**Dataset entries**

# HUBioDataLab/DrugGEN

Measured on AMD Instinct MI355X. Metric: molecules/sec GAN step (G+D fwd+bwd), N=45 graphs, higher is better.
Workload: dtype f32

## Files before the change

druggen_amd/csrc/row_gemm.hip:

```cpp
#include "common.h"
#include "f16_scale.h"
#include "lane_reduce.h"
#include "row_gemm.h"
#include "row_gemm_n384.h"
#include "row_gemm_k384.h"
#include "traversal.h"

#include <cstring>
#include <type_traits>

namespace dg {
namespace {

typedef float f32x16 __attribute__((ext_vector_type(16)));

constexpr int kTR = 64;

struct Epilogue {
    const float* bias = nullptr;
    float* y_alt[2] = {nullptr, nullptr};
    const float* residual = nullptr;
    const float* gamma = nullptr;
    const float* beta = nullptr;
    float* mean = nullptr;
    float* rstd = nullptr;
    float* pre = nullptr;
    float eps = 0.f;
    int relu = 0;
    const float* lnb_pre = nullptr;
    float* lnb_part = nullptr;
    const float* lna_pre = nullptr;
    float* lna_dz = nullptr;
    const float* bias_alt[2] = {nullptr, nullptr};
    int reverse = 0;
};

__device__ __forceinline__ float half_sum(float x) { return half_wave_total_readlane(x, threadIdx.x & 32); }

constexpr int kH3Pitch = 272;
constexpr int kH3Plane = kTR * kH3Pitch;
constexpr int kH3Rs = 2 * kH3Plane;
constexpr int kH3Buf = kH3Rs + kTR * 4;
constexpr int kH3Lds = 2 * kH3Buf;
static_assert(kH3Rs >= kTR * 128 * 4, "the fp32 exchange tile must not reach the row scales");


template <int PFN, int STRIDE>
__device__ __forceinline__ void split_write_h3(const float4 (&set)[PFN], char* pl, int pt) {
    constexpr int G = PFN > 8 ? 2 : 4;
    static_assert(PFN % G == 0 && STRIDE % 32 == 0, "whole groups, whole rows");
    char* const prow = pl + (pt >> 5) * kH3Pitch + (pt & 31) * 8;
    char* const prs = pl + kH3Rs + (pt >> 5) * 4;
#pragma unroll
    for (int g0 = 0; g0 < PFN; g0 += G) {
        unsigned m[G];
#pragma unroll
        for (int j = 0; j < G; ++j) {
            const float4& v = set[g0 + j];
            float t, u;
            asm("v_max3_f32 %0, |%1|, |%2|, |%3|" : "=v"(t) : "v"(v.x), "v"(v.y), "v"(v.z));
            asm("v_max_f32_e64 %0, |%1|, %2" : "=v"(u) : "v"(v.w), "v"(t));
            m[j] = __float_as_uint(u);
        }
#pragma unroll
        for (int j = 0; j < G; ++j) m[j] = umax_dpp<0xB1>(m[j]);
#pragma unroll
        for (int j = 0; j < G; ++j) m[j] = umax_dpp<0x4E>(m[j]);
#pragma unroll
        for (int j = 0; j < G; ++j) m[j] = umax_dpp<0x141>(m[j]);
#pragma unroll
        for (int j = 0; j < G; ++j) m[j] = umax_dpp<0x140>(m[j]);
        float sc[G];
#pragma unroll
        for (int j = 0; j < G; ++j) {
            const auto r = __builtin_amdgcn_permlane16_swap(m[j], m[j], false, false);
            const unsigned x = r[0] > r[1] ? r[0] : r[1];
            const unsigned e = max(x >> 23, 15u);
            m[j] = e;
            sc[j] = scale_of(e);
        }
        f32x2 xa[G], xb[G];
        f16x2 ha[G], hb[G];
#pragma unroll
        for (int j = 0; j < G; ++j) {
            const float4& v = set[g0 + j];
            xa[j] = f32x2{v.x, v.y} * sc[j];
            xb[j] = f32x2{v.z, v.w} * sc[j];
        }
#pragma unroll
        for (int j = 0; j < G; ++j) {
            ha[j] = __builtin_convertvector(xa[j], f16x2);
            hb[j] = __builtin_convertvector(xb[j], f16x2);
        }
#pragma unroll
        for (int j = 0; j < G; ++j) {
            xa[j] -= __builtin_convertvector(ha[j], f32x2);
            xb[j] -= __builtin_convertvector(hb[j], f32x2);
        }
#pragma unroll
        for (int j = 0; j < G; ++j) {
            const f16x2 la = __builtin_convertvector(xa[j], f16x2), lb = __builtin_convertvector(xb[j], f16x2);
            const u32x2 h = {__builtin_bit_cast(unsigned, ha[j]), __builtin_bit_cast(unsigned, hb[j])};
            const u32x2 l = {__builtin_bit_cast(unsigned, la), __builtin_bit_cast(unsigned, lb)};
            *reinterpret_cast<u32x2*>(prow + 0 * kH3Plane + (STRIDE / 32) * (g0 + j) * kH3Pitch) = h;
            *reinterpret_cast<u32x2*>(prow + 1 * kH3Plane + (STRIDE / 32) * (g0 + j) * kH3Pitch) = l;
        }
        if ((pt & 31) == 0) {
#pragma unroll
            for (int j = 0; j < G; ++j)
                *reinterpret_cast<float*>(prs + (STRIDE / 32) * (g0 + j) * 4) = inv_scale_of(m[j]);
        }
    }
}
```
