# waiwnf/pilotguru

Hardware: AMD Instinct MI355X
Metric: frames/sec ORB extract+match, 1080p @ 2000 kp/frame (higher is better)
Workload: dtype u8

## Files before the change

pilotguru_amd/csrc/quadtree.hip:

```cpp
#include "pgorb_internal.h"

#define QT_TMAX 1024
#define QT_T ((int)blockDim.x)
#define QT_SH (__builtin_ctz(blockDim.x))
#define QT_W (QT_T >> 6)
#define QT_POS_MASK 0x0FFFFFFFu

#ifndef QT_HU
#define QT_HU 4
#endif
#define QT_SETTLE4(a, b, c, d) asm volatile("" : "+v"(a), "+v"(b), "+v"(c), "+v"(d))

__device__ __forceinline__ int qt_wave_incl_scan(int x)
{
    int v = x;
    v += __builtin_amdgcn_update_dpp(0, v, 0x111, 0xf, 0xf, true);
    v += __builtin_amdgcn_update_dpp(0, v, 0x112, 0xf, 0xf, true);
    v += __builtin_amdgcn_update_dpp(0, v, 0x114, 0xf, 0xf, true);
    v += __builtin_amdgcn_update_dpp(0, v, 0x118, 0xf, 0xf, true);
    v += __builtin_amdgcn_update_dpp(0, v, 0x142, 0xa, 0xf, false);
    v += __builtin_amdgcn_update_dpp(0, v, 0x143, 0xc, 0xf, false);
    return v;
}

__device__ int qt_scan_excl(int* a, int n, int* sh)
{
    const int tid = threadIdx.x, lane = tid & 63, wv = tid >> 6;
    const int per = (n + QT_T - 1) >> QT_SH;
    const int b = tid * per, e = min(b + per, n);
    int sum = 0;
    for (int i = b; i < e; i++) sum += a[i];
    const int incl = qt_wave_incl_scan(sum);
    if (lane == 63) sh[wv] = incl;
    __syncthreads();
    if (wv == 0) {
        const int v = (lane < QT_W) ? sh[lane] : 0;
        const int w = qt_wave_incl_scan(v);
        if (lane < QT_W) sh[lane] = w - v;
        if (lane == QT_W - 1) sh[QT_W] = w;
    }
    __syncthreads();
    int run = sh[wv] + incl - sum;
    for (int i = b; i < e; i++) { const int v = a[i]; a[i] = run; run += v; }
    const int total = sh[QT_W];
    __syncthreads();
    return total;
}

__device__ __forceinline__ void qt_scan3_threads(int& a, int& b, int& c, int* tot, int* sh)
{
    const int tid = threadIdx.x, lane = tid & 63, wv = tid >> 6;
    const int ia = qt_wave_incl_scan(a), ib = qt_wave_incl_scan(b), ic = qt_wave_incl_scan(c);
    if (lane == 63) { sh[wv] = ia; sh[QT_W + wv] = ib; sh[2 * QT_W + wv] = ic; }
    __syncthreads();
    int pa = 0, pb = 0, pc = 0, ta = 0, tb = 0, tc = 0;
    for (int w = 0; w < QT_W; w++) {
        const int va = sh[w], vb = sh[QT_W + w], vc = sh[2 * QT_W + w];
        if (w < wv) { pa += va; pb += vb; pc += vc; }
        ta += va; tb += vb; tc += vc;
    }
    a = pa + ia - a; b = pb + ib - b; c = pc + ic - c;
    tot[0] = ta; tot[1] = tb; tot[2] = tc;
    __syncthreads();
}

__device__ __forceinline__ void qt_wave_count(int* ctr, int target, bool active)
{
    const unsigned long long todo = __ballot(active);
    if (todo == 0) return;
    const int leader = __ffsll((long long)todo) - 1;
    const int t = __builtin_amdgcn_readlane(target, leader);
    if (__ballot(active && target != t) == 0) {
        if ((int)(threadIdx.x & 63) == leader) atomicAdd(&ctr[t], __popcll(todo));
    } else if (active) {
        atomicAdd(&ctr[target], 1);
    }
}

__device__ __forceinline__ int qt_quadrant(const int4 b, uint32_t cv)
{
    const int midX = b.x + ((b.z - b.x + 1) >> 1);
    const int midY = b.y + ((b.w - b.y + 1) >> 1);
    const int x = cv & 0xFFF, y = (cv >> 12) & 0xFFF;
    return (x < midX) ? ((y < midY) ? 0 : 2) : ((y < midY) ? 1 : 3);
}


__device__ __forceinline__ int qt_leaf(uint32_t cv, float hX, int nIni, int regionH, int D)
{
    const int x = cv & 0xFFF, y = (cv >> 12) & 0xFFF;
    int r = (int)__fdiv_rn((float)x, hX);
    r = min(max(r, 0), nIni - 1);
    int x0 = (int)__fmul_rn(hX, (float)r), x1 = (int)__fmul_rn(hX, (float)(r + 1)), y0 = 0, y1 = regionH;
    int idx = r;
    for (int d = 0; d < D; d++) {
        const int midX = x0 + ((x1 - x0 + 1) >> 1), midY = y0 + ((y1 - y0 + 1) >> 1);
        const bool qx = x >= midX, qy = y >= midY;
        idx = idx * 4 + (qx ? 1 : 0) + (qy ? 2 : 0);
        x0 = qx ? midX : x0; x1 = qx ? x1 : midX;
        y0 = qy ? midY : y0; y1 = qy ? y1 : midY;
    }
    return idx;
}

__device__ __forceinline__ int qt_walk(const int* map, int leaf, int nIni, int D)
{
    for (int d = 0; d <= D; d++) {
        const int m = map[qt_pyr_off(nIni, d) + (leaf >> (2 * (D - d)))];
        if (m >= 0) return m;
    }
    return 0;
}

__device__ __forceinline__ int qt_build_keys(const int32_t* __restrict__ cc, const uint32_t* __restrict__ slots, int ncells, int cellCap,
                                             int* cellOff, int* sh, uint2* keys, float hX, int nIni, int regionH, int D)
{
    const int tid = threadIdx.x;
    for (int i = tid; i < ncells; i += QT_T) cellOff[i] = min(cc[i], cellCap);
    __syncthreads();
    const int ncand = qt_scan_excl(cellOff, ncells, sh);
    if (tid == 0) cellOff[ncells] = ncand;
    __syncthreads();
    int steps = 0;
    while ((1 << steps) < ncells) steps++;
    for (int b0 = 0; b0 < ncand; b0 += QT_HU * QT_T) {
        int lo[QT_HU], hi[QT_HU];
#pragma unroll
        for (int u = 0; u < QT_HU; u++) { lo[u] = 0; hi[u] = ncells - 1; }
        for (int st = 0; st < steps; st++) {
#pragma unroll
            for (int u = 0; u < QT_HU; u++) {
                const int mid = (lo[u] + hi[u] + 1) >> 1;
                const bool le = cellOff[mid] <= b0 + u * QT_T + tid;
                lo[u] = le ? mid : lo[u];
                hi[u] = le ? hi[u] : mid - 1;
            }
        }
        uint32_t v[QT_HU];
#pragma unroll
        for (int u = 0; u < QT_HU; u++) {
            const int i = b0 + u * QT_T + tid;
            v[u] = (i < ncand) ? slots[(int64_t)lo[u] * cellCap + (i - cellOff[lo[u]])] : 0u;
        }
        QT_SETTLE4(v[0], v[1], v[2], v[3]);
        if (QT_HU == 8) QT_SETTLE4(v[4 % QT_HU], v[5 % QT_HU], v[6 % QT_HU], v[7 % QT_HU]);
#pragma unroll
        for (int u = 0; u < QT_HU; u++) {
            const int i = b0 + u * QT_T + tid;
            if (i < ncand) keys[i] = make_uint2(v[u], (uint32_t)qt_leaf(v[u], hX, nIni, regionH, D));
        }
    }
    __syncthreads();
    return ncand;
}
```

**Description of the task**
Pull out every line holding "bool" from the records above, and copy it.

**Your solution**
__device__ __forceinline__ void qt_wave_count(int* ctr, int target, bool active)
        const bool qx = x >= midX, qy = y >= midY;
                const bool le = cellOff[mid] <= b0 + u * QT_T + tid;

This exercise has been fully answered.